Monster Hunter Wilds is one of the most demanding titles on PC in 2026, and it is also one of the most poorly optimized out of the box. The default configuration leaves performance on the table, and native resolution at any quality level is simply not viable on mainstream hardware. This guide gives you GPU-tier specific settings profiles, explains which settings actually move the needle, and covers the two stutter fixes Capcom still has not patched.
Squeeze out more FPS with the settings in monster hunter wilds settings.
Verified as of early 2026. Settings values may change with future Capcom patches.
Quick Start: Hunt in Under 5 Minutes
These changes give the largest return per minute spent. Apply them before adjusting anything else:
- Enable upscaling immediately — DLSS for NVIDIA RTX, FSR 3 for AMD, XeSS for Intel Arc. Native resolution is not practical on any mainstream GPU.
- Set Upscaling Mode to Quality — best image clarity with a strong FPS gain.
- Volumetric Fog → Low or Off — the single highest-cost environmental setting, with a visible grey haze at default that also looks worse.
- Disable Screen Space Reflections — significant GPU cost for reflections rarely visible during hunts.
- Shadow Quality → Low or Medium — major FPS reclaim with minimal visual loss in motion.
- Uninstall the High Resolution Texture Pack if you have less than 16 GB VRAM — it causes frame spikes and latency issues on 8 GB cards.
- Frame Generation: only enable if your base FPS exceeds 45 — below that threshold, added input latency degrades combat responsiveness.
- Install REFramework (drop dinput8.dll into game folder) — fixes Capcom’s anti-tamper stutters, 5–10 FPS gain in loaded scenes.
- Run the in-game benchmark after applying settings to verify your target FPS before loading a hunt.
For OS-level and driver-level optimisation that compounds these in-game changes, see our PC Performance Optimisation Hub. If you are new to PC graphics settings and want to understand what each option actually renders, our PC Settings Explained guide covers the fundamentals.
System Requirements: Which Tier Are You?
Capcom revised the official requirements after launch, lowering the GPU bar for most tiers.
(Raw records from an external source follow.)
# fanzhongyi/ExploreMultiModal

Hardware: AMD Instinct MI355X
Metric: image-text pairs/sec fwd+bwd, VLMo-Base, 1/2/4/8 MI355X; % bf16 MFMA roofline (higher is better)
Workload: dtype bf16

## Files before the change

exploremultimodal_amd/csrc/block.hip:

```cpp
#include "common.h"
#include "vlmo_hip.h"
#include <algorithm>
#include <map>
#include <vector>

namespace {
constexpr int GELU_DERIV = 4;


struct Events {
    std::vector<hipEvent_t> pool;
    hipEvent_t get(size_t i) {
        while (pool.size() <= i) {
            hipEvent_t e = nullptr;
            (void)hipEventCreateWithFlags(&e, hipEventDisableTiming);
            pool.push_back(e);
        }
        return pool[i];
    }
};
Events& events() {
    static thread_local std::map<int, Events> per_device;
    int dev = 0;
    (void)hipGetDevice(&dev);
// ... 152 lines not shown
    VLMO_CHECK_ARG(b->dx2 && b->dx1 && b->dx0, "vlmo_stack_bwd: block %d: null gradient buffers", i);
    VLMO_CHECK_ARG(b->n_experts >= 1 && b->n_experts <= 2 && b->n_attn >= 1 && b->n_attn <= 2,
                   "vlmo_stack_bwd: block %d: 1..2 experts and attention launches per block", i);
    VLMO_CHECK_ARG(b->M > 0 && b->exp_rows[0] >= 0 && (b->n_experts == 1 || b->exp_rows[1] >= 0) &&
                       (int64_t)b->exp_rows[0] + (b->n_experts == 2 ? b->exp_rows[1] : 0) <= b->M,
                   "vlmo_stack_bwd: block %d: expert rows exceed M = %d", i, b->M);
    const int64_t need = stack_ws_layout(b->M, b->d, b->hidden, block_seqs(b)).total * 4;
    VLMO_CHECK_ARG(b->ws_main && b->ws_bytes >= need,
                   "vlmo_stack_bwd: block %d: column workspace of %lld bytes is too small: need %lld bytes = "
                   "vlmo_stack_bwd_ws_bytes(%d, %d, %d, %d)",
                   i, (long long)b->ws_bytes, (long long)need, b->M, b->d, b->hidden, block_seqs(b));
    return 0;
}

int block_dgrad_chain(const VlmoBlockDesc* b, hipStream_t st, Deferred& D, const VlmoBlockDesc* below, bool skip_resid,
                      bool* fused_below) {
    const int M = b->M, d = b->d, hid = b->hidden;
    const int nseq_all = block_seqs(b);
    const StackWs W = stack_ws_layout(M, d, hid, nseq_all);
    const int64_t slot_bytes = W.slot * 4;
    float* const ws = b->ws_main;
    const void *ag[4], *wg[4], *af[4], *wf[4];
    int32_t rows[4];
    VlmoEpilogue eg[4], ef[4];
    float* colpart = ws + W.colpart;
    for (int x = 0; x < b->n_experts; ++x) {
        const size_t r0 = b->exp_row0[x];
        const int n = rows[x] = b->exp_rows[x];
        if (!skip_resid) {
            VlmoColJob fold{};
            TRY(resid_bwd_launch(b->dx2 + r0 * d, bp(b->zd2, r0, d, 2), b->g2,
// ... 49 lines not shown
                          b->dqkv, qvsum + (size_t)s0 * 2 * d, b->heads, d, b->maxlen[a], scale, b->attn_drop_thresh,
                          b->attn_inv_keep, b->seed + 11 + b->attn_seed_idx[a], b->attn_seq0[a], st));
    push_tn(D, b->dz1, d, b->ctx, d, b->dproj_w, d, M, d, d);
    push_tn(D, b->dqkv, 3 * d, b->y1, d, b->dqkv_w, d, M, 3 * d, d);
    push_col(D, fold_job(qvsum, 2 * d, nseq_all, 2 * d, d, b->dqkv_b, b->dqkv_b + 2 * d));
    {
        VlmoEpilogue e = epi();
        e.out = b->dy1;
        e.ldo = d;
        TRY(vlmo_gemm_nt(VLMO_EPI_BIAS, VLMO_BF16, b->tile, b->dqkv, 3 * d, b->qkv_wT, 3 * d, M, d, 3 * d, &e, st));
    }
    const VlmoBlockDesc* n = below;
    *fused_below = n && n->M == M && n->d == d && n->dx2 == b->dx0 && n->zd2 && n->dz2 && n->exp_row0[0] == 0 &&
                   (n->n_experts == 1 ? n->exp_rows[0] == M
                                      : (n->exp_row0[1] == n->exp_rows[0] && n->exp_rows[0] + n->exp_rows[1] == M));
    VlmoColJob fold{};
    if (*fused_below) {
        const int seg = n->n_experts == 1 ? M : n->exp_row0[1];
        float* wsf = ws + W.ln1;
        int nb0 = 0;
        TRY(ln_resid_seg_bwd(b->dy1, b->x, b->n1w, b->mean1, b->rstd1, b->dx1, b->dx0, b->dn1w, b->dn1b, n->zd2, n->g2,
                             n->rs2, n->row_index, n->dz2, n->dg2, n->drop_thresh, n->inv_keep, n->seed + 21, n->seed + 23,
                             seg, M, d, wsf, 2 * slot_bytes, &fold, &nb0, st));
        push_col(D, fold);
        if (n->db2[0]) push_col(D, fold_job(wsf + 3 * d, 4 * d, nb0, d, d, n->db2[0]));
        if (n->n_experts == 2 && n->db2[1])
            push_col(D, fold_job(wsf + 3 * d + (size_t)nb0 * 4 * d, 4 * d, fold.rows - nb0, d, d, n->db2[1]));
    } else {
        TRY(ln_bwd_fold(b->dy1, b->x, b->n1w, b->mean1, b->rstd1, b->dx1, b->dx0, b->dn1w, b->dn1b, nullptr, nullptr, nullptr,
                        nullptr, nullptr, nullptr, nullptr, 0, 1.f, 0, M, d, ws + W.ln1, slot_bytes, &fold, st));
        push_col(D, fold);
    }
    return 0;
}

}

extern "C" int64_t vlmo_stack_bwd_ws_bytes(int M, int d, int hidden, int max_seqs) {
    return stack_ws_layout(M, d, hidden, max_seqs).total * 4;
}

extern "C" int vlmo_stack_fwd(const VlmoStackDesc* s, hipStream_t st) {
    VLMO_CHECK_ARG(s && s->blocks && s->n_blocks >= 1, "vlmo_stack_fwd: empty stack");
    for (int i = 0; i < s->n_blocks; ++i)
        if (int rc = block_fwd(&s->blocks[i], st)) return rc;
    return 0;
}

extern "C" int vlmo_stack_bwd(const VlmoStackDesc* s, hipStream_t st) {
    VLMO_CHECK_ARG(s && s->blocks && s->n_blocks >= 1, "vlmo_stack_bwd: empty stack");
    const int nb = s->n_blocks;
    for (int i = 0; i < nb; ++i) TRY(check_block_bwd(&s->blocks[i], i));
    const int batch = s->wgrad_batch >= 1 ? s->wgrad_batch : 1;
    const int nsets = s->n_tmp_sets >= 1 ? s->n_tmp_sets : 1;
    hipStream_t side = s->side_stream ? s->side_stream : st;
    const bool two = side != st;
    VLMO_CHECK_ARG(!two || nsets > batch || nb <= nsets,
                   "vlmo_stack_bwd: %d temporary sets cannot cover deferred batches of %d blocks", nsets, batch);
    Events& ev = events();
    Deferred D;
    D.store = s->wgrad_store != 0;
    std::vector<int> batch_of(nb, -1);
    int n_batches = 0, waited_upto = -1;
    auto flush = [&]() -> int {
        if (D.blocks.empty()) return 0;
        if (two) {
            hipEvent_t f = ev.get(2 * n_batches);
            (void)hipEventRecord(f, st);
            (void)hipStreamWaitEvent(side, f, 0);
        }
        std::stable_sort(D.tn.begin(), D.tn.end(), [](const VlmoTnProblem& a, const VlmoTnProblem& b) { return a.M > b.M; });
        TRY(vlmo_gemm_tn_multi(VLMO_BF16, D.tn.data(), (int)D.tn.size(), side));
        TRY(vlmo_colwork_multi(VLMO_BF16, D.col.data(), (int)D.col.size(), side));
        if (two) (void)hipEventRecord(ev.get(2 * n_batches + 1), side);
        if (s->grad_ready)
            for (int i : D.blocks)
                if (s->grad_ready[i]) (void)hipEventRecord((hipEvent_t)s->grad_ready[i], side);
        ++n_batches;
        D.tn.clear();
        D.col.clear();
        D.blocks.clear();
        return 0;
    };
    auto set_free = [&](int kk) -> int {
        if (!two || kk < nsets || kk >= nb) return 0;
        int need = batch_of[kk - nsets];
        if (need < 0 || need >= n_batches) {
            TRY(flush());
            need = n_batches - 1;
        }
        if (need >= 0 && need > waited_upto) {
            (void)hipStreamWaitEvent(st, ev.get(2 * need + 1), 0);
            waited_upto = need;
        }
        return 0;
    };
    bool skip_resid = false;
    for (int k = 0; k < nb; ++k) {
        const int i = nb - 1 - k;
        TRY(set_free(k));
        TRY(set_free(k + 1));
        bool fused = false;
        TRY(block_dgrad_chain(&s->blocks[i], st, D, i > 0 ? &s->blocks[i - 1] : nullptr, skip_resid, &fused));
        skip_resid = fused;
        D.blocks.push_back(i);
        batch_of[k] = n_batches;
        if ((int)D.blocks.size() >= batch || k == nb - 1) TRY(flush());
    }
    if (two && n_batches > 0) (void)hipStreamWaitEvent(st, ev.get(2 * (n_batches - 1) + 1), 0);
    return 0;
}
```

Here is where your hardware sits:
| Tier | GPU | VRAM | CPU | Target |
|---|---|---|---|---|
| Minimum | GTX 1660 (6GB) / RX 5500 XT (8GB) | 6–8 GB | i5-10400 / Ryzen 5 3600 | 30 FPS @ 1080p, Lowest |
| Recommended | RTX 2060 Super (8GB) / RX 6600 (8GB) | 8 GB | i5-10400 / Ryzen 5 3600 | 60 FPS @ 1080p, Medium + Frame Gen |
| High | RTX 4060 Ti / RX 6700 XT | 8–12 GB | i5-11600K+ / Ryzen 5 5600X | 60 FPS @ 1080p–1440p, High |
| Ultra | RTX 4070 Ti / RX 7800 XT | 12–16 GB | i7-12700K / Ryzen 7 5800X3D | 60 FPS @ 1440p–4K, Ultra |
Storage requires 75 GB SSD (150 GB with the HD Texture Pack DLC) — HDD is not supported. One thing the official specs do not make obvious: the Recommended tier target of 60 FPS at 1080p assumes Frame Generation is active. Without Frame Gen, the same RTX 4060 hardware drops closer to 35–40 FPS on Medium settings. That is a critical distinction when buying or evaluating hardware for this game.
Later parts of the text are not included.